For generating decks, we will use genanki. The example data file in this article is a list of chinese words with their meaning and pinyin (romanization of chinese characters). Several lists can be found on this website: HSKHSK.

First, get the data file (like this one). Let us write the preample of the script:

import csv
import random
import genanki

# Filename of the data file
data_filename = "HSK Official With Definitions 2012 L1.txt"

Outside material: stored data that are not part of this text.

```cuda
int afp_compact_peaks(afp_ctx* c, int shift) {
  AFP_CUDA(c, c->d_tmp.reserve(sizeof(int32_t) * (size_t)(c->nfiles + 1)));
  AFP_CUDA(c, c->d_pk_off.reserve(sizeof(int64_t) * (size_t)(c->nfiles + 1)));
  afp_gather_npeaks_kernel<<<(c->nfiles + 255) / 256, 256, 0, c->stream>>>(
      c->d_item_npeaks.as<int32_t>(), c->nfiles, c->ap.shifts, shift, c->d_tmp.as<int32_t>());
  AFP_CUDA(c, cudaGetLastError());
  c->launches++;
  int rc = afp_launch_scan_i32_to_i64(c, c->d_tmp.as<int32_t>(), c->d_pk_off.as<int64_t>(), c->nfiles);
  if (rc) return rc;
  int64_t total = 0;
  AFP_CUDA(c, cudaMemcpyAsync(&total, c->d_pk_off.as<int64_t>() + c->nfiles, sizeof(int64_t),
                              cudaMemcpyDeviceToHost, c->stream));
  AFP_CUDA(c, cudaStreamSynchronize(c->stream));
  AFP_CUDA(c, c->d_pk_rows.reserve(sizeof(int32_t) * 2 * (size_t)(total + 1)));
  if (total > 0) {
    afp_peaks_compact_kernel<<<c->nfiles, 256, 0, c->stream>>>(
        c->d_items.as<ItemDesc>(), c->ap.shifts, shift, c->ap.maxpksperframe, c->d_pk_bin.as<uint8_t>(),
        c->d_pk_cnt.as<uint8_t>(), c->d_pk_off.as<int64_t>(), c->d_pk_rows.as<int32_t>());
    AFP_CUDA(c, cudaGetLastError());
    c->launches++;
  }
  return AFP_OK;
}
```

Before: 6.693 million.

## Interleave FFT scratch as complex pairs, replace shuffles with smem mirror, batch special-case logs

Stores the STFT transpose scratch as interleaved complex pairs instead of split real and imaginary arrays, which halves the number of shared-memory instructions per element. The mirrored-bin exchange for the real-FFT post-processing now goes through shared memory instead of warp shuffles, and all of it sits inside the active branch, guarded by partial-warp syncwarp masks. The per-element special-value checks on the log are replaced by a fast path plus one fallback recompute per thread, triggered from hmin/hmax. The exponent-to-double conversion is also simplified. The risks are extra shared-memory traffic, the reworked sync masks, and registers for the ss array.

```diff
diff --git a/audfprint_b200/csrc/afp_stft.cu b/audfprint_b200/csrc/afp_stft.cu
--- a/audfprint_b200/csrc/afp_stft.cu
+++ b/audfprint_b200/csrc/afp_stft.cu
@@ -30,8 +30,8 @@
   return (unsigned)(__double2hiint(v) - 0x00100000) >= 0x7fe00000u;
 }
 
-__constant__ double k1_log_c64[8] = {0.5 / 7.0, -0.5 / 6.0, 0.5 / 5.0, -0.5 / 4.0,
-                                     0.5 / 3.0, -0.5 / 2.0, 0.5,       0.34657359027997264};
+__constant__ double k1_log_c64[9] = {0.5 / 7.0, -0.5 / 6.0, 0.5 / 5.0, -0.5 / 4.0, 0.5 / 3.0,
+                                     -0.5 / 2.0, 0.5,       0.34657359027997264, 4503599627371521.0};
 
 __device__ __forceinline__ double half_log_quarter(double v, const double2* s_logtab_lane) {
   const int hi = __double2hiint(v);
@@ -46,7 +46,7 @@
   p = fma(p, r, k1_log_c64[4]);
   p = fma(p, r, k1_log_c64[5]);
   p = fma(p, r, k1_log_c64[6]);
-  const double ed = int_to_double((hi >> 20) - 1025);
+  const double ed = __hiloint2double(0x43300000, (unsigned)hi >> 20) - k1_log_c64[8];
   return fma(ed, k1_log_c64[7], ct.y) + p * r;
 }
 
@@ -76,6 +76,11 @@
     b = (double)w.y;
   }
   __device__ static __forceinline__ int hbits(double v) { return __double2hiint(v); }
+  __device__ static __forceinline__ double log_fast(double v, const double2* tab) { return half_log_quarter(v, tab); }
+  __device__ static __forceinline__ bool any_special(int hmin, int hmax) {
+    return hmin < 0x00100000 || hmax >= 0x7ff00000;
+  }
+  __device__ static __forceinline__ double max2(double x, double y) { return x > y ? x : y; }
   __device__ static __forceinline__ void log_pair(double ssa, double ssb, const double2* tab, double& la,
                                                   double& lb) {
     la = half_log_quarter(ssa, tab);
@@ -112,6 +117,9 @@
     b = w.y;
   }
   __device__ static __forceinline__ int hbits(float v) { return __float_as_int(v); }
+  __device__ static __forceinline__ float log_fast(float v, const double2*) { return 0.5f * __logf(0.25f * v); }
+  __device__ static __forceinline__ bool any_special(int, int) { return false; }
+  __device__ static __forceinline__ float max2(float x, float y) { return fmaxf(x, y); }
   __device__ static __forceinline__ void log_pair(float ssa, float ssb, const double2*, float& la, float& lb) {
     la = 0.5f * __logf(0.25f * ssa);
     lb = 0.5f * __logf(0.25f * ssb);
@@ -185,7 +193,7 @@
 template <typename R, typename PcmT>
 constexpr size_t k1_smem_bytes() {
   return 512 * sizeof(R) + 2 * 256 * sizeof(typename K1Traits<R>::R2) + K1Traits<R>::LOGTAB_N * sizeof(double2) +
-         2 * FT * XF * sizeof(R) + 2 * 24 * sizeof(double) + 2 * sizeof(unsigned long long) +
+         FT * XF * sizeof(typename K1Traits<R>::R2) + 2 * 24 * sizeof(double) + 2 * sizeof(unsigned long long) +
          PcmTraits<PcmT>::NBUF * (FT + 1) * AFP_N_HOP * sizeof(PcmT);
 }
 
@@ -200,9 +208,8 @@
   R2* s_tw256 = reinterpret_cast<R2*>(s_win + 512);
   R2* s_w512 = s_tw256 + 256;
   double2* s_logtab_all = reinterpret_cast<double2*>(s_w512 + 256);
-  R* s_xr = reinterpret_cast<R*>(s_logtab_all + Tr::LOGTAB_N);
-  R* s_xi = s_xr + FT * XF;
-  double* s_red = reinterpret_cast<double*>(s_xi + FT * XF);
+  R2* s_xz = reinterpret_cast<R2*>(s_logtab_all + Tr::LOGTAB_N);
+  double* s_red = reinterpret_cast<double*>(s_xz + FT * XF);
   unsigned long long* s_bar = reinterpret_cast<unsigned long long*>(s_red + 2 * 24);
   PcmT* s_pcm = reinterpret_cast<PcmT*>(s_bar + 2);
   constexpr int PCM_BUF = (FT + 1) * AFP_N_HOP;
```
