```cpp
__global__ __launch_bounds__(256) void k_txn_freq_count_wave(const int64_t* __restrict__ off,
                                                             const int32_t* __restrict__ items, int64_t n,
                                                             const int32_t* __restrict__ lut,
                                                             int32_t* __restrict__ cnt) {
  const int w = threadIdx.x >> 6, lane = threadIdx.x & 63;
  const int64_t nw = (int64_t)gridDim.x * 4;
  for (int64_t t = (int64_t)blockIdx.x * 4 + w; t < n; t += nw) {
    const int64_t s = off[t], L = off[t + 1] - s;
    int32_t c = 0;
    for (int64_t j0 = 0; j0 < L; j0 += 256) {
      int32_t v[4];
#pragma unroll
      for (int k = 0; k < 4; ++k) {
        const int64_t j = j0 + lane + 64 * k;
        v[k] = j < L ? items[s + j] : -1;
      }
#pragma unroll
      for (int k = 0; k < 4; ++k) c += __popcll(__ballot(v[k] >= 0 && lut[v[k]] >= 0));
    }
    if (lane == 0) cnt[t] = c;
  }
}

static int f1_grid(int64_t nnz) {
  return (int)std::max<int64_t>(1, std::min<int64_t>(kSkGridMax, (nnz + 1024 * 64 - 1) / (1024 * 64)));
}

FA_API int fa_hip_f1_sketch(const int32_t* items, int64_t nnz, uint32_t* partial, int* nwg, hipStream_t st) {
  const int g = f1_grid(nnz);
  *nwg = g;
  if (nnz <= 0) return 0;
  if (((uintptr_t)items & 15) == 0) hipLaunchKernelGGL(k_f1_sketch<true>, dim3(g), dim3(1024), 0, st, items, nnz, partial);
  else hipLaunchKernelGGL(k_f1_sketch<false>, dim3(g), dim3(1024), 0, st, items, nnz, partial);
  FA_LAUNCH_RET();
}

FA_API int fa_hip_f1_exact(const int32_t* items, int64_t nnz, const int32_t* keys, int log_s, uint32_t* counts,
                           hipStream_t st) {
  if (nnz <= 0) return 0;
  if (log_s < 6 || log_s > kSkLog) return 1;
  const int g = f1_grid(nnz);
  if (((uintptr_t)items & 15) == 0)
    hipLaunchKernelGGL(k_f1_exact<true>, dim3(g), dim3(1024), 0, st, items, nnz, keys, log_s, counts);
  else
    hipLaunchKernelGGL(k_f1_exact<false>, dim3(g), dim3(1024), 0, st, items, nnz, keys, log_s, counts);
  FA_LAUNCH_RET();
}

__global__ __launch_bounds__(256) void k_txn_freq_count_wv(const int64_t* __restrict__ off,
                                                           const int32_t* __restrict__ items, int64_t n,
                                                           const int32_t* __restrict__ lut, int32_t* __restrict__ cnt) {
  const int64_t q = (int64_t)blockIdx.x * 4 + (threadIdx.x >> 6);
  const int64_t x0 = q * 64;
  if (x0 >= n) return;
  const int lane = threadIdx.x & 63;
  const int64_t base = off[x0];
  const int nt = (int)(off[min(x0 + 64, n)] - base);
  const int srel = (int)(off[min(x0 + lane, n)] - base);
  const int erel = (int)(off[min(x0 + lane + 1, n)] - base);
  int c = 0;
  constexpr int U = 8;
  int v[U];
#pragma unroll
  for (int u = 0; u < U; ++u) v[u] = 64 * u + lane < nt ? items[base + 64 * u + lane] : -1;
  for (int p0 = 0; p0 < nt; p0 += 64 * U) {
    int nv[U];
#pragma unroll
    for (int u = 0; u < U; ++u) {
      const int p = p0 + 64 * (U + u) + lane;
      nv[u] = p < nt ? items[base + p] : -1;
    }
    int lv[U];
#pragma unroll
    for (int u = 0; u < U; ++u) lv[u] = v[u] >= 0 ? lut[v[u]] : -1;
#pragma unroll
    for (int u = 0; u < U; ++u) {
      const bool f = lv[u] >= 0;
      const unsigned long long b = __ballot(f);
      const int lo = max(srel - (p0 + 64 * u), 0), hi = min(erel - (p0 + 64 * u), 64);
      if (hi > lo) {
        const unsigned long long m = (hi >= 64 ? ~0ull : ((1ull << hi) - 1)) & ~((1ull << lo) - 1);
        c += __popcll(b & m);
      }
    }
#pragma unroll
    for (int u = 0; u < U; ++u) v[u] = nv[u];
  }
  if (x0 + lane < n) cnt[x0 + lane] = c;
}

FA_API int fa_hip_txn_freq_count(const int64_t* off, const int32_t* items, int64_t n, int64_t nnz,
                                 const int32_t* lut, int32_t* cnt, hipStream_t st) {
  if (n <= 0) return 0;
  if (nnz > 8 * n && nnz <= 48 * n) {
    hipLaunchKernelGGL(k_txn_freq_count_wv, dim3((unsigned)((n + 255) / 256)), dim3(256), 0, st, off, items, n, lut,
                       cnt);
    FA_LAUNCH_RET();
  }
  if (nnz > 48 * n)
    hipLaunchKernelGGL(k_txn_freq_count_wave, dim3((unsigned)std::min<int64_t>((n + 3) / 4, 8192)), dim3(256), 0, st,
                       off, items, n, lut, cnt);
  else if (nnz > 8 * n)
    hipLaunchKernelGGL(k_txn_freq_count_span<16384>, dim3((unsigned)((n + 255) / 256)), dim3(256), 0, st, off, items,
                       n, lut, cnt);
  else
    hipLaunchKernelGGL(k_txn_freq_count, dim3((unsigned)((n + 255) / 256)), dim3(256), 0, st, off, items, n, lut, cnt);
  FA_LAUNCH_RET();
}

FA_API int fa_hip_compress_regs(int tier, const int64_t* off, const int32_t* items, const int32_t* lut,
                                const int32_t* rows, int64_t nrows, const int32_t* kept,
                                const int64_t* roff, int32_t* ranks, int8_t* over_flag, hipStream_t st) {
  if (nrows <= 0) return 0;
  dim3 g((unsigned)((nrows + 255) / 256));
  if (tier == 16)
    hipLaunchKernelGGL(k_compress_regs<16>, g, dim3(256), 0, st, off, items, lut, rows, nrows, kept, roff, ranks, over_flag);
  else if (tier == 32)
    hipLaunchKernelGGL(k_compress_regs<32>, g, dim3(256), 0, st, off, items, lut, rows, nrows, kept, roff, ranks, over_flag);
  else if (tier == 64)
    hipLaunchKernelGGL(k_compress_regs<64>, g, dim3(256), 0, st, off, items, lut, rows, nrows, kept, roff, ranks, over_flag);
  else
    return 1;
  FA_LAUNCH_RET();
}

FA_API int fa_hip_compress_regs_bc(const int64_t* off, const int32_t* items, const int32_t* lut, const int32_t* rows,
                                   int64_t nrows, const int32_t* kept, const int64_t* roff, int32_t* ranks,
                                   int8_t* over_flag, uint8_t* bcnt, int64_t bld, int nb, hipStream_t st) {
  if (nrows <= 0) return 0;
  if (nb < 1 || nb > kCmpMaxNB) return 1;
  hipLaunchKernelGGL(k_compress_regs<64>, dim3((unsigned)((nrows + 255) / 256)), dim3(256), 0, st, off, items, lut,
                     rows, nrows, kept, roff, ranks, over_flag, bcnt, bld, nb);
  FA_LAUNCH_RET();
}

FA_API int fa_hip_compress_staged(const int64_t* off, const int32_t* items, const int32_t* lut, int64_t T,
                                  const int32_t* kept, const int64_t* roff, int32_t* ranks, int8_t* over_flag,
                                  hipStream_t st) {
  if (T <= 0) return 0;
  hipLaunchKernelGGL(k_compress_staged<16>, dim3((unsigned)((T + 255) / 256)), dim3(256), 0, st, off, items, lut,
                     T, kept, roff, ranks, over_flag);
  FA_LAUNCH_RET();
}

FA_API int fa_hip_compress_staged64(const int64_t* off, const int32_t* items, const int32_t* lut, int64_t T,
                                    const int32_t* kept, const int64_t* roff, int32_t* ranks, int8_t* over_flag,
                                    int F1, hipStream_t st) {
  if (T <= 0) return 0;
  const dim3 g((unsigned)((T + 255) / 256));
  if (F1 > 0 && F1 < 0xFFFF)
    hipLaunchKernelGGL((k_compress_staged<64, 16384, uint16_t>), g, dim3(256), 0, st, off, items, lut, T, kept, roff,
                       ranks, over_flag);
  else
    hipLaunchKernelGGL((k_compress_staged<64, 16384>), g, dim3(256), 0, st, off, items, lut, T, kept, roff, ranks,
                       over_flag);
  FA_LAUNCH_RET();
}

FA_API int fa_hip_compress_lds(const int64_t* off, const int32_t* items, const int32_t* lut,
                               const int32_t* rows, int64_t nrows, const int32_t* kept,
                               const int64_t* roff, int32_t* ranks, int32_t* too_long,
                               int32_t* n_too_long, hipStream_t st) {
  if (nrows <= 0) return 0;
  hipLaunchKernelGGL(k_compress_lds, dim3((unsigned)nrows), dim3(256), 0, st, off, items, lut, rows, kept, roff, ranks, too_long, n_too_long);
  FA_LAUNCH_RET();
}

FA_API int fa_hip_compress_wave(const int64_t* off, const int32_t* items, const int32_t* lut, const int32_t* rows,
                                int64_t nrows, const int32_t* kept, const int64_t* roff, int32_t* ranks, int F1,
                                const int8_t* flags, hipStream_t st) {
  if (nrows <= 0) return 0;
  const int M = (F1 + 4095) / 4096;
  if (F1 > kCwMaxF1) return 1;
  const int64_t g = std::min<int64_t>((nrows + 3) / 4, 8192);
  hipLaunchKernelGGL(k_compress_wave, dim3((unsigned)g), dim3(256), 0, st, off, items, lut, rows, nrows, kept, roff,
                     ranks, std::max(M, 1), flags);
  FA_LAUNCH_RET();
}

// ... 187 lines not shown
```

Before: 903,800 itemsets/s.

## Pack compaction scans into bit-fields and keep small-block scatter offsets in registers

In the staged path, the kept flag, overflow flag, item count and per-block byte counts are packed into a few 32-bit words. Each word is scanned once with a DPP wave scan, which replaces several separate workgroup scans, their barriers and the per-block scan loop. Row loads become branchless reads of a 16-wide padded LDS row, and per-block counts use a packed 6-bit popcount trick when there are at most 4 blocks. Scatter offsets for that case stay in registers instead of tabx shared memory. The change adds bit-width constraints enforced by static asserts, extra padding in the LDS buffer, and more code paths to keep correct.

# Filename of the Anki deck to generate
deck_filename = "HSK1.apkg"

# Title of the deck as shown in Anki
anki_deck_title = "HSK1"

# Name of the card model
anki_model_name = "HSK"

A flashcard is typically composed of a front side and a back side. Each flashcard of our deck will contain three data fields: hanzi (the chinese word in simplified chinese), pinyin and meaning. Using this data, we want to make two types of flashcards:

Our deck model is defined as follows:

# Create the deck model

model_id = random.randrange(1 << 30, 1 << 31)

style = """
.card {
font-family: arial;
font-size: 24px;
text-align: center;
color: black;
background-color: white;
}
.hanzi {
font-size: 64px;
}
"""


anki_model = genanki.Model(
model_id,
anki_model_name,
fields=[{"name": "hanzi"}, {"name": "pinyin"}, {"name": "meaning"}],
templates=[
{
"name": "Card 1",
"qfmt": '<p class="hanzi">{{hanzi}}</p>',
"afmt": '{{FrontSide}}<hr id="answer"><p class="pinyin">{{pinyin}}</p><p class="meaning">{{meaning}}</p>',
},
{
"name": "Card 2",
"qfmt": '<p class="meaning">{{meaning}}</p>',
"afmt": '{{FrontSide}}<hr id="answer"><p class="hanzi">{{hanzi}}</p><p class="pinyin">{{pinyin}}</p>',
},
],
css=style,
)

model_id is a unique integer that identifies the deck. style describes the CSS style properties of the flashcards. Feel free to change the font sizes according to your needs. The fields argument describes the data fields that each flashcard has. The templates argument represents the two types of flashcards. The qfmt value is a HTML template of the front side, the afmt value represents the back side. You can customize these values to show the flashcards in different ways, using the field names surrounded by {{ and }}. Note that {{FrontSize}} is a special field to represent the HTML content of the front side. Then we create the deck:

# The list of flashcards
anki_notes = []

with open(data_filename, "r") as csv_file:

csv_reader = csv.reader(csv_file, delimiter="\t")

for row in csv_reader:
anki_note = genanki.Note(
model=anki_model,
# simplified writing, pinyin, meaning
fields=[row[0], row[3], row[4]],
)
anki_notes.append(anki_note)

This code reads the CSV file and generates a flashcard for each row. Note that our data file contains a tab-separated values (TSV file), so we specify delimiter="\t". In our data file, hanzi, pinyin and meaning are in the 1st, 4th and 5th rows, respectively.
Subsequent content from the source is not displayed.